This took ages to do...and it was a heartstopping experience since this was my last sheet of mesh...one mistake is all it takes Sleeved all the cables....this LCD can control 4 fans and use up to 40 DOW temp probes..tres cool Some blingety bling preview...
Ok I'm resurrecting this thread... Basically the project has the basics finished and I'm using it as my daily case. Here's a pic: Now what has been done is the following - Front Bezel is finished, with CFA633 LCD on the front controlling power on/off, motorized up/down sliding door completely removed front intake vent, for better airflow, removed hdd cage. 2 side mounted front usb ports PSU has been spray painted blue-purple with a UV reactive coating all cables (including internal usb and fan headers) have been sleeved blue and PSU connectors changed to UV reactive ones. 2 uv cold cathodes, top and bottom GPU (ATI9800 SE) has a custom passive cooling system - an ibm laptop heatpipe heatsink with additional GPU heatsink on epoxied on top. The system works quite happily with two slow 120mm fans on the cpu and exhaust and a superbly quiet seasonic tornado PSU. CPU is barton 2500 @ stock. Now what I wanted to do was install this: reservoir in the back with a BIX on the front and a Laing DDC as a pump. All worked nicely in the beginning until I got a leak from my CPU block and the GPU nearly died. Then the pump died, apparently because of a combination of anti-freeze and uv reactive dye, which is a shame cause the system was running at 2550Mhz...

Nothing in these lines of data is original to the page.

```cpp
#define FRP_PYRAMID_MAX_SCALES 4
#define FRP_PYRAMID_MAX_CAND 512
struct PyramidMergeParams {
    const float* boxes;
    const float* kps;
    const float* scores;
    const int32_t* counts;
    int S, B, P, max_faces;
    int frame_h, frame_w;
    int det_h[FRP_PYRAMID_MAX_SCALES], det_w[FRP_PYRAMID_MAX_SCALES];
    float nms_iou;
    float* out_boxes;
    float* out_kps;
    float* out_scores;
    int32_t* out_anchor;
    int32_t* out_counts;
    float rx[FRP_PYRAMID_MAX_SCALES], ry[FRP_PYRAMID_MAX_SCALES];
};
hipError_t launch_pyramid_merge(PyramidMergeParams p, hipStream_t stream);

struct JpegParams {
    const int16_t* coef;
    const uint16_t* qtab;
    uint8_t* planes;
    uint8_t* frames;
    int B, W, H, components;
    int bx[3], by[3];
    int blocks_per_image;
    long plane_off[3], plane_img;
    int hs, vs;
    int cw, ch;
// ... 271 lines not shown
```

Measured before the change: 28520 faces/s.

## Split decode top-k selection across slices and batch align tap loads

Decode no longer gathers dense logits and runs a per-frame radix select over every anchor in one block. A new multi-block kernel now selects the top candidates from each slice of anchors into a compact key buffer, and the NMS kernel then radix-selects only over those merged keys. Separately, the align kernel computes the similarity transform once per block in shared memory and issues all bilinear row loads before the arithmetic so that memory latency overlaps. The cost is an extra selection buffer and a second radix pass, plus higher register use in align.

New measurement: 28630 faces/s (median of 6 runs). No clear change (+0.4%).

```diff
diff --git a/face-recognition-platform_amd/csrc/aux_kernels.hip b/face-recognition-platform_amd/csrc/aux_kernels.hip
--- a/face-recognition-platform_amd/csrc/aux_kernels.hip
+++ b/face-recognition-platform_amd/csrc/aux_kernels.hip
@@ -67,63 +67,88 @@
                                     41.5493f, 92.3655f, 70.7299f, 92.2041f};
 
 #define ALIGN_SPLIT 7
-__global__ __launch_bounds__(256) void align_kernel(AlignParams p) {
+#define ALIGN_NT 256
+__global__ __launch_bounds__(ALIGN_NT) void align_kernel(AlignParams p) {
+    __shared__ float s_inv[6];
+    __shared__ int s_ok;
     const int f = blockIdx.x / ALIGN_SPLIT, part = blockIdx.x - f * ALIGN_SPLIT;
     if (f >= p.n_faces || (p.n_dev && f >= *p.n_dev)) return;
     const int slot = p.face_slot ? p.face_slot[f] : f;
     const int b = p.face_slot ? slot / p.max_faces : 0;
-    const float* k = p.kps + (long)slot * 10;
-    double msx = 0, msy = 0, mdx = 0, mdy = 0;
-    for (int i = 0; i < 5; ++i) { msx += k[2 * i]; msy += k[2 * i + 1]; mdx += kTemplate[2 * i]; mdy += kTemplate[2 * i + 1]; }
-    msx /= 5; msy /= 5; mdx /= 5; mdy /= 5;
-    double num_a = 0, num_b = 0, den = 0;
-    for (int i = 0; i < 5; ++i) {
-        const double sx = k[2 * i] - msx, sy = k[2 * i + 1] - msy;
-        const double dx = kTemplate[2 * i] - mdx, dy = kTemplate[2 * i + 1] - mdy;
-        num_a += sx * dx + sy * dy;
-        num_b += sx * dy - sy * dx;
-        den += sx * sx + sy * sy;
-    }
-    const bool ok = den > 1e-12 && (num_a * num_a + num_b * num_b) > 1e-24;
-    const double a = ok ? num_a / den : 1.0, bb = ok ? num_b / den : 0.0;
-    const double tx = mdx - (a * msx - bb * msy), ty = mdy - (bb * msx + a * msy);
-    const double det = a * a + bb * bb;
-    const float i00 = (float)(a / det), i01 = (float)(bb / det), i10 = (float)(-bb / det), i11 = (float)(a / det);
-    const float itx = (float)(-(a * tx + bb * ty) / det), ity = (float)(-(-bb * tx + a * ty) / det);
+    if (threadIdx.x == 0) {
+        const float* k = p.kps + (long)slot * 10;
+        double msx = 0, msy = 0, mdx = 0, mdy = 0;
+        for (int i = 0; i < 5; ++i) { msx += k[2 * i]; msy += k[2 * i + 1]; mdx += kTemplate[2 * i]; mdy += kTemplate[2 * i + 1]; }
+        msx /= 5; msy /= 5; mdx /= 5; mdy /= 5;
+        double num_a = 0, num_b = 0, den = 0;
+        for (int i = 0; i < 5; ++i) {
+            const double sx = k[2 * i] - msx, sy = k[2 * i + 1] - msy;
+            const double dx = kTemplate[2 * i] - mdx, dy = kTemplate[2 * i + 1] - mdy;
+            num_a += sx * dx + sy * dy;
+            num_b += sx * dy - sy * dx;
+            den += sx * sx + sy * sy;
+        }
+        const bool ok = den > 1e-12 && (num_a * num_a + num_b * num_b) > 1e-24;
+        const double a = ok ? num_a / den : 1.0, bb = ok ? num_b / den : 0.0;
+        const double tx = mdx - (a * msx - bb * msy), ty = mdy - (bb * msx + a * msy);
+        const double det = a * a + bb * bb;
+        s_inv[0] = (float)(a / det); s_inv[1] = (float)(bb / det); s_inv[2] = (float)(-bb / det); s_inv[3] = (float)(a / det);
+        s_inv[4] = (float)(-(a * tx + bb * ty) / det); s_inv[5] = (float)(-(-bb * tx + a * ty) / det);
+        s_ok = ok ? 1 : 0;
+    }
+    __syncthreads();
+    const float i00 = s_inv[0], i01 = s_inv[1], i10 = s_inv[2], i11 = s_inv[3], itx = s_inv[4], ity = s_inv[5];
+    const bool ok = s_ok != 0;
     const uint8_t* img = p.frames + (long)b * p.frame_stride;
     _Float16* out = p.chips + (long)f * (FRP_CHIP_PIX * 8);
     const int c_r = p.rgb_in ? 0 : 2, c_b = p.rgb_in ? 2 : 0;
     constexpr int kPart = FRP_CHIP_PIX / ALIGN_SPLIT;
     static_assert(kPart * ALIGN_SPLIT == FRP_CHIP_PIX, "chip rows must split evenly");
-    for (int i = part * kPart + threadIdx.x; i < (part + 1) * kPart; i += blockDim.x) {
+    constexpr int kPix = kPart / ALIGN_NT;
+    static_assert(kPix * ALIGN_NT == kPart, "every thread takes the same number of pixels");
+    float ax[kPix], ay[kPix];
+    int x0[kPix], y0[kPix], bx[kPix];
+    unsigned long long row[kPix][2];
+    const int bx_max = 3 * p.W - 8;
+#pragma unroll
+    for (int j = 0; j < kPix; ++j) {
+        const int i = part * kPart + j * ALIGN_NT + threadIdx.x;
         const int v = i / 112, u = i - v * 112;
         const float sx = fminf(fmaxf(i00 * (float)u + i01 * (float)v + itx, -2.f), (float)(p.W + 1));
         const float sy = fminf(fmaxf(i10 * (float)u + i11 * (float)v + ity, -2.f), (float)(p.H + 1));
         const float fx0 = floorf(sx), fy0 = floorf(sy);
-        const int x0 = (int)fx0, y0 = (int)fy0;
-        const float ax = sx - fx0, ay = sy - fy0;
+        x0[j] = (int)fx0; y0[j] = (int)fy0;
+        ax[j] = sx - fx0; ay[j] = sy - fy0;
+        int o = 3 * x0[j];
+        bx[j] = o < 0 ? 0 : (o > bx_max ? bx_max : o);
+#pragma unroll
+        for (int dy = 0; dy < 2; ++dy) {
+            const int yy = y0[j] + dy;
+            const int yc = yy < 0 ? 0 : (yy >= p.H ? p.H - 1 : yy);
+            __builtin_memcpy(&row[j][dy], img + (long)yc * p.row_stride + bx[j], 8);
+        }
+    }
+    __builtin_amdgcn_sched_barrier(0);
+#pragma unroll
+    for (int j = 0; j < kPix; ++j) {
+        const int i = part * kPart + j * ALIGN_NT + threadIdx.x;
         unsigned char tap[4][3];
         float wgt[4];
-        const int bx_max = 3 * p.W - 8;
-        int bx = 3 * x0;
-        bx = bx < 0 ? 0 : (bx > bx_max ? bx_max : bx);
 #pragma unroll
         for (int dy = 0; dy < 2; ++dy) {
-            const int yy = y0 + dy;
-            const int yc = yy < 0 ? 0 : (yy >= p.H ? p.H - 1 : yy);
-            unsigned long long v;
-            __builtin_memcpy(&v, img + (long)yc * p.row_stride + bx, 8);
+            const int yy = y0[j] + dy;
+            const unsigned long long v = row[j][dy];
 #pragma unroll
             for (int dx = 0; dx < 2; ++dx) {
-                const int xx = x0 + dx;
+                const int xx = x0[j] + dx;
                 const bool inside = ok && (unsigned)xx < (unsigned)p.W && (unsigned)yy < (unsigned)p.H;
-                int o = 3 * xx - bx;
+                int o = 3 * xx - bx[j];
                 o = o < 0 ? 0 : (o > 5 ? 5 : o);
                 const unsigned pix = (unsigned)(v >> (8 * o));
                 tap[dy * 2 + dx][0] = (unsigned char)(pix >> (8 * c_r));
                 tap[dy * 2 + dx][1] = (unsigned char)(pix >> 8);
                 tap[dy * 2 + dx][2] = (unsigned char)(pix >> (8 * c_b));
-                wgt[dy * 2 + dx] = inside ? (dx ? ax : 1.f - ax) * (dy ? ay : 1.f - ay) : 0.f;
+                wgt[dy * 2 + dx] = inside ? (dx ? ax[j] : 1.f - ax[j]) * (dy ? ay[j] : 1.f - ay[j]) : 0.f;
             }
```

Ok so two days ago I said to myself - you have all this great watercooling stuff lying aroud, are you going to give up so easily? Well no siree...I took apart the reservoir/rad, pump, tubing, cpu waterblock and cleaned them thouroughly (last time a combination of anti corrosive radiator fluid and Forzencpu's uv reactive dye caused all parts to be coated with a thin layer of blue "gunk" which had to be rinsed and scraped off with hot water..hours of work. Now after doing some research about the the pump (a Laing DDC) I discovered I wasn't the only one who was having problems at startup, and after setting up a test loop on my desk it did indeed fail to start a few times, resolvable by tapping it with a screwdriver. This behavior gradually faded after cleaning the pump thoroughly and rinsing the cooling loop of even the most minute particles, but I'm still suspicious of it... In this pic you can see the parts already fitted to the case, waterblocks on CPU and northbridge.
So to recap, there's a BI Pro on the front behind the 120 mm fan (cut out that pesky restrictive intake) and a reservoir/rad bolted to the back. Here you can see the mechanism for the motorized door. Now I had some, err..rust troubles with MNPCtechs modders mesh (my fault entirely for being lazy cuz I knew about this in advance) so while I was dismantling the compy I also took off the meshes, removed rust with a dremel metal brush (these things are deadly ..even with gloves I got a few metal hairs embedded in my hand), gave them two coats of metal laquer and sprayed them with automotive silver. Since the door is basically a cd-rom drive, i connected an IDE cable from the control board to the mobo so that instead of manually closing a circuit to operate it the thing shows up as a cd-rom drive (I actually had doubts about this working but surprisingly it did) and using a small program I just press F11 to open/close it.
Watercooling installed and running. The alignment isn't perfect on the door since it isn't closed all the way with thumbscrews in this pic. Incidentally, I replaced all screws in the back, including on the PSU with purple anodized thumbscrews. Currently the system is running a barton mobile XP 2500 @ 2350Mhz....temps waver around the 35-40 mark at full load.